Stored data
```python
SIGNATURES = {
    "pir_abi_version": (I, []),
    "pir_arch": (C.c_char_p, []),
    "pir_tune_set": (I, [I, I]),
    "pir_build_flags": (I, []),
    "pir_gemm_nn": (I, [C.POINTER(GemmNN), S]),
    "pir_gemm_nn_ws": (I, [C.POINTER(GemmNN), P, Z, S]),
    "pir_gemm_nn_ws_floats": (Z, [C.POINTER(GemmNN)]),
    "pir_gemm_nn_plan": (I, [C.POINTER(GemmNN)]),
    "pir_split_bf16x3_bytes": (Z, [I, I]),
    "pir_split_bf16x3": (I, [P, I, I, L, L, P, S]),
    "pir_conv3x3": (I, [P, L, L, L, I, P, L, P, L, P, L, I, I, I, I, I, S]),
    "pir_gemm_nt_ws_floats": (Z, [I, I, I, I, I]),
    "pir_gemm_nt": (I, [C.POINTER(GemmNT), S]),
    "pir_gemm_nt_partials": (I, [C.POINTER(GemmNT), C.POINTER(C.c_int), S]),
    "pir_gemm_nt_group": (I, [C.POINTER(GemmNT), I, S]),
    "pir_gemm_nt_ws_needed": (Z, [C.POINTER(GemmNT)]),
    "pir_gemm_nt_group_ws_needed": (Z, [C.POINTER(GemmNT), I, I]),
    "pir_split_bf16x3_batch": (I, [P, P, I, S]),
    "pir_split_bf16x3_taps": (I, [P, I, I, L, L, L, I, P, S]),
    "pir_conv3x3_x3": (I, [P, I, P, L, P, L, P, L, I, I, I, I, I, S]),
    "pir_conv3x3_x3_ws": (I, [P, I, P, L, P, L, P, L, I, I, I, I, I, P, Z, S]),
    "pir_conv3x3_x3_ws_floats": (Z, [I, I, I, I, I]),
    "pir_conv3x3_wgrad_ws_floats": (Z, [I, I, I, I, I]),
    "pir_conv3x3_wgrad": (I, [P, L, P, L, P, I, I, I, I, I, P, Z, I, S]),
    "pir_layernorm_fwd": (I, [P, L, P, P, P, L, P, P, I, I, I, S]),
    "pir_layernorm_bwd_ws_floats": (Z, [I, I, I]),
    "pir_layernorm_bwd": (I, [P, L, P, L, P, I, P, P, P, L, P, L, P, P, P, Z, I, I, I, S]),
    "pir_dwconv3x3": (I, [P, L, P, I, P, L, I, I, I, I, S]),
    "pir_dwconv3x3_gate": (I, [P, L, P, P, L, I, I, I, I, S]),
    "pir_dwconv3x3_gate_bwd": (I, [P, L, P, P, L, P, L, I, I, I, I, S]),
    "pir_dwconv3x3_wgrad_ws_floats": (Z, [I, I, I, I]),
    "pir_dwconv3x3_wgrad": (I, [P, L, P, L, P, P, Z, I, I, I, I, S]),
    "pir_dwconv3x3_bwd_ws_floats": (Z, [I, I, I, I]),
    "pir_dwconv3x3_bwd": (I, [P, L, P, L, P, P, L, P, P, Z, I, I, I, I, S]),
    "pir_gdfn_dwconv_bwd_ws_floats": (Z, [I, I, I, I]),
    "pir_gdfn_dwconv_bwd": (I, [P, L, P, P, L, P, L, P, P, Z, I, I, I, I, S]),
    "pir_gdfn_fused_ws_bytes": (Z, [I, I, I, I]),
    "pir_gdfn_fused_fwd": (I, [P, L, P, P, P, I, P, P, L, P, Z, P, P, I, I, I, I, I, S]),
    "pir_row_sumsq": (I, [P, L, P, I, I, I, S]),
    "pir_mdta_softmax_fwd": (I, [P, P, I, P, P, I, I, I, S]),
    "pir_mdta_softmax_bwd": (I, [P, P, P, P, I, P, P, P, P, P, I, I, I, S]),
    "pir_mdta_softmax_fwd_parts": (I, [P, I, P, I, P, P, P, I, I, I, S]),
    "pir_mdta_softmax_bwd_parts": (I, [P, I, P, P, P, I, P, P, P, P, P, I, I, I, S]),
    "pir_dwconv3x3_sumsq_floats": (Z, [I, I, I]),
    "pir_dwconv3x3_sumsq": (I, [P, L, P, P, L, P, Z, I, C.POINTER(C.c_int), I, I, I, I, S]),
    "pir_pixel_unshuffle2": (I, [P, L, P, L, I, I, I, I, S]),
    "pir_pixel_shuffle2": (I, [P, L, P, L, I, I, I, I, S]),
    "pir_spatial_mean": (I, [P, L, P, I, I, I, S]),
    "pir_prompt_mix_fwd": (I, [P, P, P, P, I, I, I, S]),
    "pir_prompt_resize_fwd": (I, [P, P, P, L, I, I, I, I, I, I, S]),
    "pir_prompt_resize_bwd_ws_floats": (Z, [I, I, I, I, I, I]),
    "pir_prompt_resize_bwd": (I, [P, L, P, P, P, P, P, Z, I, I, I, I, I, I, S]),
    "pir_prompt_mix_bwd": (I, [P, P, P, P, P, P, P, L, I, I, I, I, I, S]),
    "pir_tiles_gather": (I, [P, L, P, I, I, I, I, I, I, I, I, I, I, I, I, I, S]),
    "pir_tiles_blend": (I, [P, P, L, I, I, I, I, I, I, I, I, I, I, I, I, I, S]),
    "pir_l1_loss": (I, [P, P, P, P, F, F, P, L, S]),
    "pir_l1_loss_grad": (I, [P, P, P, F, P, L, S]),
    "pir_copy_strided4": (I, [P, L, L, L, L, P, I, I, I, I, S]),
    "pir_degrade_gaussian": (I, [P, P, P, P, L, I, S]),
    "pir_crop_augment_u8": (I, [P, P, P, P, P, P, I, I, S]),
    "pir_copy_planes": (I, [P, L, P, L, I, I, L, S]),
    "pir_add": (I, [P, P, P, L, S]),
    "pir_bias_add": (I, [P, L, P, I, I, I, S]),
    "pir_bias_grad": (I, [P, L, P, I, I, I, S]),
    "pir_gelu_gate": (I, [P, L, P, L, I, I, I, S]),
    "pir_gelu_gate_bwd": (I, [P, L, P, L, P, L, I, I, I, S]),
    "pir_reduce_partials": (I, [P, L, I, F, I, P, L, S]),
    "pir_reduce_defer": (I, [S, I]),
    "pir_reduce_flush": (I, [S]),
    "pir_reduce_pending": (I, [S]),
    "pir_reduce_defer_limit": (L, [L]),
    "pir_ln_conv1x1_fwd": (I, [P, L, P, P, P, I, P, L, P, P, I, I, I, I, S]),
    "pir_conv1x1_wgrad_ln": (I, [P, L, P, L, P, P, P, P, P, P, Z, I, I, I, I, S]),
    "pir_conv1x1_dgrad_ln_bwd": (I, [P, L, P, I, I, P, L, P, P, P, P, L, P, L, P, P, P, Z, I, I, I, S]),
    "pir_mdta_dqk": (I, [P, P, L, L, P, P, P, L, L, I, I, I, I, S]),
    "pir_adamw_step": (I, [P, P, P, P, L, F, F, F, F, F, L, F, S]),
}


class HipLibraryError(RuntimeError):
    pass


def _load() -> C.CDLL:
    if not os.path.exists(LIB_PATH):
        raise HipLibraryError(
            f"{LIB_PATH} not found: build it with `python -c 'import __graft_entry__ as g; g.build()'` "
            "(or `make -C promptir_amd/csrc`). promptir_amd has no CPU / eager fallback.")
    lib = C.CDLL(LIB_PATH)
    for name, (restype, argtypes) in SIGNATURES.items():
        try:
# ... 29 lines not shown
```

promptir_amd/csrc/gemm.hip:

```cpp
#include "gemm_common.h"
#include <stdlib.h>


namespace {

#ifndef PIR_BK
#define PIR_BK 16
#endif
constexpr int BK = PIR_BK;
#ifndef PIR_PIN_SCHED
#define PIR_PIN_SCHED 0
#endif
constexpr bool PIN_SCHED = PIR_PIN_SCHED;

int g_nn_cfg = -1, g_nt_cfg = -1, g_nt_splits = 0, g_nn_x3 = -1, g_nt_x3 = -1;
int g_nt_want_half = 5;
int g_nt_group_wide = 0;
int g_nt_tile96 = 0;
int g_nt_quad = -1;

__device__ __forceinline__ int c_row(int reg, int lane) { return pir_c_row(reg, lane); }

struct NNParams {
  pir_gemm_nn_t g;
// ... 778 lines not shown
  };
  const bool vec4 = (g.H == 0 || tap_sign != 0) && g.N % 4 == 0 && al(g.X, g.x_s1, g.x_s2, g.x_sr, g.ldx) &&
                    al(g.Y, g.y_s1, g.y_s2, g.y_sr, g.ldy);
  const bool x3 = vec4 && (g_nt_x3 != 0 || tap_sign != 0);
  if (tap_sign != 0 && !x3) return PIR_EINVAL;
  if ((long)g.BR * pir_cdiv(g.N, x3 ? X3_BK : NT_BK) >= 2147483647L) return PIR_EINVAL;
  NTPlan pl = nt_plan(g.M1, g.M2, g.N, O, g.BR, x3 ? X3_BK : NT_BK, x3 && tap_sign == 0, tap_sign != 0);
  int xp_splits = 0;
  if (x3 && tap_sign == 0 && g_nt_cfg < 0 && g_nt_splits == 0) {
    const int st = pir_nt_xp_launch(&g, &xp_splits, s);
    if (st != 1000 && st != PIR_OK) return st;
    if (st == 1000) xp_splits = 0;
  }
  if (xp_splits > 0) pl.splits = xp_splits;
  if ((size_t)pl.splits * O * g.M1 * g.M2 > ws_floats) return PIR_ENOMEM;
  p.splits = pl.splits;
  p.chunks_per_r = pl.chunks_per_r;
  p.tap_sign = tap_sign;
  p.magic_w = pir_magic(g.W > 0 ? (unsigned)g.W : 1u);
  dim3 grid((unsigned)(pir_cdiv(g.M1, pl.bm) * pir_cdiv(g.M2, pl.bn)), (unsigned)pl.splits, (unsigned)O);
  if (xp_splits > 0) {
  } else if (tap_sign != 0) {
    switch (pl.cfg) {
      case 0: hipLaunchKernelGGL((gemm_nt_x3_kernel<1, 1, 2, 2, true>), grid, dim3(256), 0, s, p); break;
      case 1: hipLaunchKernelGGL((gemm_nt_x3_kernel<2, 1, 2, 2, true>), grid, dim3(256), 0, s, p); break;
      case 2: hipLaunchKernelGGL((gemm_nt_x3_kernel<1, 3, 4, 1, true>), grid, dim3(256), 0, s, p); break;
      case 6: hipLaunchKernelGGL((gemm_nt_x3_kernel<1, 2, 2, 2, true>), grid, dim3(256), 0, s, p); break;
      default: hipLaunchKernelGGL((gemm_nt_x3_kernel<2, 2, 2, 2, true>), grid, dim3(256), 0, s, p); break;
    }
  } else if (x3 && (g_nt_quad < 0 ? (g.N >= 1024 && pl.cfg != 1) : g_nt_quad != 0)) {
    switch (pl.cfg) {
      case 0: hipLaunchKernelGGL((gemm_nt_x3_kernel<1, 1, 2, 2, false, true>), grid, dim3(256), 0, s, p); break;
      case 1: hipLaunchKernelGGL((gemm_nt_x3_kernel<2, 1, 2, 2, false, true>), grid, dim3(256), 0, s, p); break;
      case 2: hipLaunchKernelGGL((gemm_nt_x3_kernel<1, 3, 4, 1, false, true>), grid, dim3(256), 0, s, p); break;
      case 4: hipLaunchKernelGGL((gemm_nt_x3_kernel<1, 3, 8, 1, false, true>), grid, dim3(512), 0, s, p); break;
      case 5: hipLaunchKernelGGL((gemm_nt_x3_kernel<2, 2, 4, 2, false, true>), grid, dim3(512), 0, s, p); break;
      case 7: hipLaunchKernelGGL((gemm_nt_x3_kernel<1, 3, 3, 1, false, true>), grid, dim3(192), 0, s, p); break;
      default: hipLaunchKernelGGL((gemm_nt_x3_kernel<2, 2, 2, 2, false, true>), grid, dim3(256), 0, s, p); break;
    }
  } else if (x3) {
    switch (pl.cfg) {
      case 0: hipLaunchKernelGGL((gemm_nt_x3_kernel<1, 1, 2, 2>), grid, dim3(256), 0, s, p); break;
      case 1: hipLaunchKernelGGL((gemm_nt_x3_kernel<2, 1, 2, 2>), grid, dim3(256), 0, s, p); break;
      case 2: hipLaunchKernelGGL((gemm_nt_x3_kernel<1, 3, 4, 1>), grid, dim3(256), 0, s, p); break;
      case 4: hipLaunchKernelGGL((gemm_nt_x3_kernel<1, 3, 8, 1>), grid, dim3(512), 0, s, p); break;
      case 5: hipLaunchKernelGGL((gemm_nt_x3_kernel<2, 2, 4, 2>), grid, dim3(512), 0, s, p); break;
      case 7: hipLaunchKernelGGL((gemm_nt_x3_kernel<1, 3, 3, 1>), grid, dim3(192), 0, s, p); break;
      default: hipLaunchKernelGGL((gemm_nt_x3_kernel<2, 2, 2, 2>), grid, dim3(256), 0, s, p); break;
    }
  } else {
    switch (pl.cfg) {
      case 0: launch_nt_cfg<2, 2, 1, 1, 4>(p, grid, vec4, s); break;
      case 1: launch_nt_cfg<2, 2, 2, 1, 2>(p, grid, vec4, s); break;
      case 2: launch_nt_cfg<2, 3, 2, 1, 2>(p, grid, vec4, s); break;
      default: launch_nt_cfg<2, 2, 2, 2, 1>(p, grid, vec4, s); break;
    }
  }
  int st = pir_launch_status();
  if (st) return st;
  if (partials_only) { *partials_only = pl.splits; return PIR_OK; }
  return pir_nt_reduce_submit(g.ws, pl.splits, O, g.M1, g.M2, g.G, g.g_so, g.g_si, g.g_sj, g_st, g.alpha, g.accumulate, s);
}

}
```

Work item:
What lines in the data hold the word "define"? Return them.

Answer to the problem:
#define PIR_BK 16
#define PIR_PIN_SCHED 0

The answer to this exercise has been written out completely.